__Input for this task__:
####
namespace smp2 {

using smp::Tree; using smp::Species; using smp::ByteArr; using smp::MAXPOP; using smp::MAXN;
using smp::rndu; using smp::reflect; using smp::msc_term; using smp::nth_bit; using smp::Op; using smp::make_op;

template <int NT> struct Cfg
{
  static constexpr int G     = NT <= 4 ? 8 : NT <= 8 ? 16 : 32;
  static constexpr int LPW   = 64/G;
  static constexpr int NN    = 2*NT;
  static constexpr int W     = NN/4;
  static constexpr int NBUF  = 2*(NT - 1);
  static constexpr int NPM   = 2*(2*NT - 2);
#ifndef SMP2_WAVES
#define SMP2_WAVES 8
#endif
  static constexpr int WAVES = NT <= 4 ? SMP2_WAVES : 4;
  static constexpr int BS    = 64*WAVES;
  static constexpr int PARK  = 28 + 4*W;
  static_assert(G == NN, "lane i of a group is node i");
};

struct Loc
// ... 32 lines not shown
  const Sched * sched; uint32_t sched_on;
  uint32_t xshards;
};

constexpr int XV = 15;
constexpr uint32_t XS_MIN = 8, XS_MAX = 64, XLINE = 16;
constexpr size_t XBUF_WORDS = (size_t)2*XS_MAX*XLINE;
constexpr int XSLEEP_FIRST = 16;
struct XLayout { uint32_t set_words, shard, word; };
__host__ __device__ inline XLayout xlayout(uint32_t S, uint32_t b, uint32_t lane, uint32_t load)
{
  XLayout L;
  L.set_words = S*XLINE;
  L.shard = (b & (S - 1u))*XLINE;
  L.word = ((lane >> 4) + 4u*load)*XLINE + (lane & 15u);
  return L;
}
template <int NL> __device__ __forceinline__ unsigned long long xpoll_sum(const unsigned long long * p, uint32_t step)
{
  unsigned long long v[NL];
#pragma unroll
  for (int j = 0; j < NL; ++j) v[j] = __hip_atomic_load(p + (size_t)j*step, __ATOMIC_RELAXED, __HIP_MEMORY_SCOPE_AGENT);
  unsigned long long s = v[0];
#pragma unroll
  for (int j = 1; j < NL; ++j) s += v[j];
  return s;
}

template <int NT> struct Slot
{
  double time[Cfg<NT>::NN];
  double ab[Cfg<NT>::NPM][2];
  double contrib[Cfg<NT>::G], contrib_new[Cfg<NT>::G];
  double rate, rw, f[4];
};
template <int NT> struct WaveLDS
{
  double clv[Cfg<NT>::NBUF][64][4];
  double term[64];
  uint2  pat[64];
  Slot<NT> slot[Cfg<NT>::LPW];
};
struct PopFit { double k, T, a, b, c; };
struct Redraw { double tn, l2t, T, a, b, c; };
struct WgBase
{
  double tau[3*MAXPOP];
  double xtot[32];
  Species sp;
  struct { unsigned long long grng; uint32_t accm, rd_mask, acc_step, run_ok; double lnacc_step, lnacc_theta; double tn[16], l2t[16], lnacc[16]; } dec;
  PopFit pf[16];
  Redraw rd[16];
  struct { int32_t q, mix; double tq_old, tq_lo, tq_hi, tq_new, minf, maxf, lminf, lmaxf, mix_c, mix_lnc; } stepp;
};
template <int NT> struct WgLDS : WgBase
{
  double lograt[(2*NT)*(2*NT)];
  unsigned long long accfx[32];
  uint32_t anc[16];
  uint32_t abort_, bad_, xbad_, coarse_;
  unsigned long long xprev[2][64];
  long long prof[24];
  long long wsweep[16];
  uint32_t roles[8];
  uint32_t xcoarse_, late_;
  uint32_t simd[8];
  uint32_t handoff[8][SCHED_SEGS];
  unsigned long long b1abs; long long hwait[8], b1last;
};

template <int G> __device__ __forceinline__ uint32_t gballot(bool p, uint32_t gbase)
{
  return (uint32_t)(__ballot(p) >> gbase) & (G >= 32 ? 0xffffffffu : ((1u << (G & 31)) - 1u));
}
__device__ __forceinline__ void wsync()
{
  __builtin_amdgcn_fence(__ATOMIC_ACQ_REL, "wavefront");
  __builtin_amdgcn_wave_barrier();
}

template <int NT> struct GTree
{
  ByteArr<Cfg<NT>::W> left, right, parent, pop;
  uint32_t cf, pf;
  int32_t root, tips;
  __device__ __forceinline__ int cidx(int i) const { return i + (((cf >> i) & 1u) ? tips - 1 : 0); }
  __device__ __forceinline__ int pidx(int i) const { return i + (((pf >> i) & 1u) ? 2*tips - 2 : 0); }
};

__device__ __forceinline__ uint32_t splat(int v) { return (uint32_t)(v & 0xff)*0x01010101u; }
__device__ __forceinline__ uint32_t byte_eq(uint32_t w, uint32_t s)
{
  const uint32_t x = w ^ s;
  const uint32_t z = ~(((x & 0x7f7f7f7fu) + 0x7f7f7f7fu) | x | 0x7f7f7f7fu);
  return (z - (z >> 7)) | z;
}
template <int NT> __device__ __forceinline__ void swap_ids(GTree<NT> & t, double * time, int a, int b)
{
  constexpr int W = Cfg<NT>::W;
  const uint32_t sa = splat(a), sb = splat(b), x = sa ^ sb;
#pragma unroll
  for (int k = 0; k < W; ++k)
  {
    t.left.w[k]   ^= x & (byte_eq(t.left.w[k], sa)   | byte_eq(t.left.w[k], sb));
    t.right.w[k]  ^= x & (byte_eq(t.right.w[k], sa)  | byte_eq(t.right.w[k], sb));
    t.parent.w[k] ^= x & (byte_eq(t.parent.w[k], sa) | byte_eq(t.parent.w[k], sb));
  }
  const int la = t.left[a], ra = t.right[a], pa = t.parent[a], qa = t.pop[a];
  const int lb = t.left[b], rb = t.right[b], pb = t.parent[b], qb = t.pop[b];
  t.left.set(a, lb); t.right.set(a, rb); t.parent.set(a, pb); t.pop.set(a, qb);
  t.left.set(b, la); t.right.set(b, ra); t.parent.set(b, pa); t.pop.set(b, qa);
  const double ta = time[a], tb = time[b];
  time[a] = tb; time[b] = ta;
  t.root = t.root == a ? b : t.root == b ? a : t.root;
}
template <int NT> __device__ __forceinline__ uint32_t path_mask(const GTree<NT> & t, int v)
{
  uint32_t m = 0;
#pragma unroll
  for (int d = 0; d < NT; ++d) { if (v >= 0) { m |= 1u << v; v = t.parent[v]; } }
  return m;
}

// ... 390 lines not shown
  const uint32_t lane = threadIdx.x & 63u, pl16 = lane & 15u, role = lane >> 4;
  const int npop = wg.sp.npop, pm = (int)pl16;
  const double qnan = prog_qnan();
  const bool run_ok = wg.dec.run_ok != 0u;
  const PopFit f = wg.pf[pl16];
  const bool have = lane < 32u && pm < npop && ((theta_mask >> pm) & 1u) && run_ok;
  const double Ts = f.T*mix_c;
  double fa = qnan, fb = qnan, tn = qnan, l2t = 0;
  if (have) theta_conditional<TK>(wg, f.k, role == 0u ? Ts : Ts/mix_c, &fa, &fb);
  const double fao = __shfl(fa, 16 + pm, 64), fbo = __shfl(fb, 16 + pm, 64);
  const uint32_t rd_mask = (uint32_t)__ballot(lane < 16u && have && fa == fa && fao == fao) & 0xffffu;
  double xl;
  const double s_fa = __shfl(fa, pm, 64), s_fb = __shfl(fb, pm, 64);
  const double g = draw_gammas<TK>(z, lane, 0xfedcba9876543210ull, npop, rd_mask, fa, role == 1u ? s_fb : role == 2u ? s_fa : fbo, xl);
  const double lb = __shfl(xl, 16 + pm, 64), la = __shfl(xl, 32 + pm, 64), lbo = __shfl(xl, 48 + pm, 64), lao = log(fao);
  const double c1 = fa*lb - lgamma_with_log(fa, la), co = fao*lbo - lgamma_with_log(fao, lao);
  if (lane < 16u && ((rd_mask >> pl16) & 1u)) tn = 1.0/(g/fb);
  const double x = redraw_ratio<TK>(wg, lane, f.k, tn, fa, fb, c1, Ts, fao, fbo, co, f.T, l2t);
  double lnacc_theta = 0;
  for (int p = 0; p < npop; ++p)
    if ((theta_mask >> p) & 1u)
    {
      const double xp = __shfl(x, p, 64);
      lnacc_theta += run_ok && ((rd_mask >> p) & 1u) ? xp : qnan;
    }
  if (lane < 16u) { Redraw & r = wg.rd[lane]; r.tn = tn; r.l2t = l2t; r.T = Ts; r.a = fa; r.b = fb; r.c = c1; }
  if (lane == 0) { wg.dec.rd_mask = rd_mask; wg.dec.lnacc_theta = lnacc_theta; }
  __builtin_amdgcn_fence(__ATOMIC_ACQ_REL, "wavefront");
  __builtin_amdgcn_wave_barrier();
  return z;
}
####
__Assigned task__: Print exactly, and only, the lines beginning at the top of the listing and ending at the line with "static constexpr int NN".

__Written response__:
namespace smp2 {

using smp::Tree; using smp::Species; using smp::ByteArr; using smp::MAXPOP; using smp::MAXN;
using smp::rndu; using smp::reflect; using smp::msc_term; using smp::nth_bit; using smp::Op; using smp::make_op;

template <int NT> struct Cfg
{
  static constexpr int G     = NT <= 4 ? 8 : NT <= 8 ? 16 : 32;
  static constexpr int LPW   = 64/G;
  static constexpr int NN    = 2*NT;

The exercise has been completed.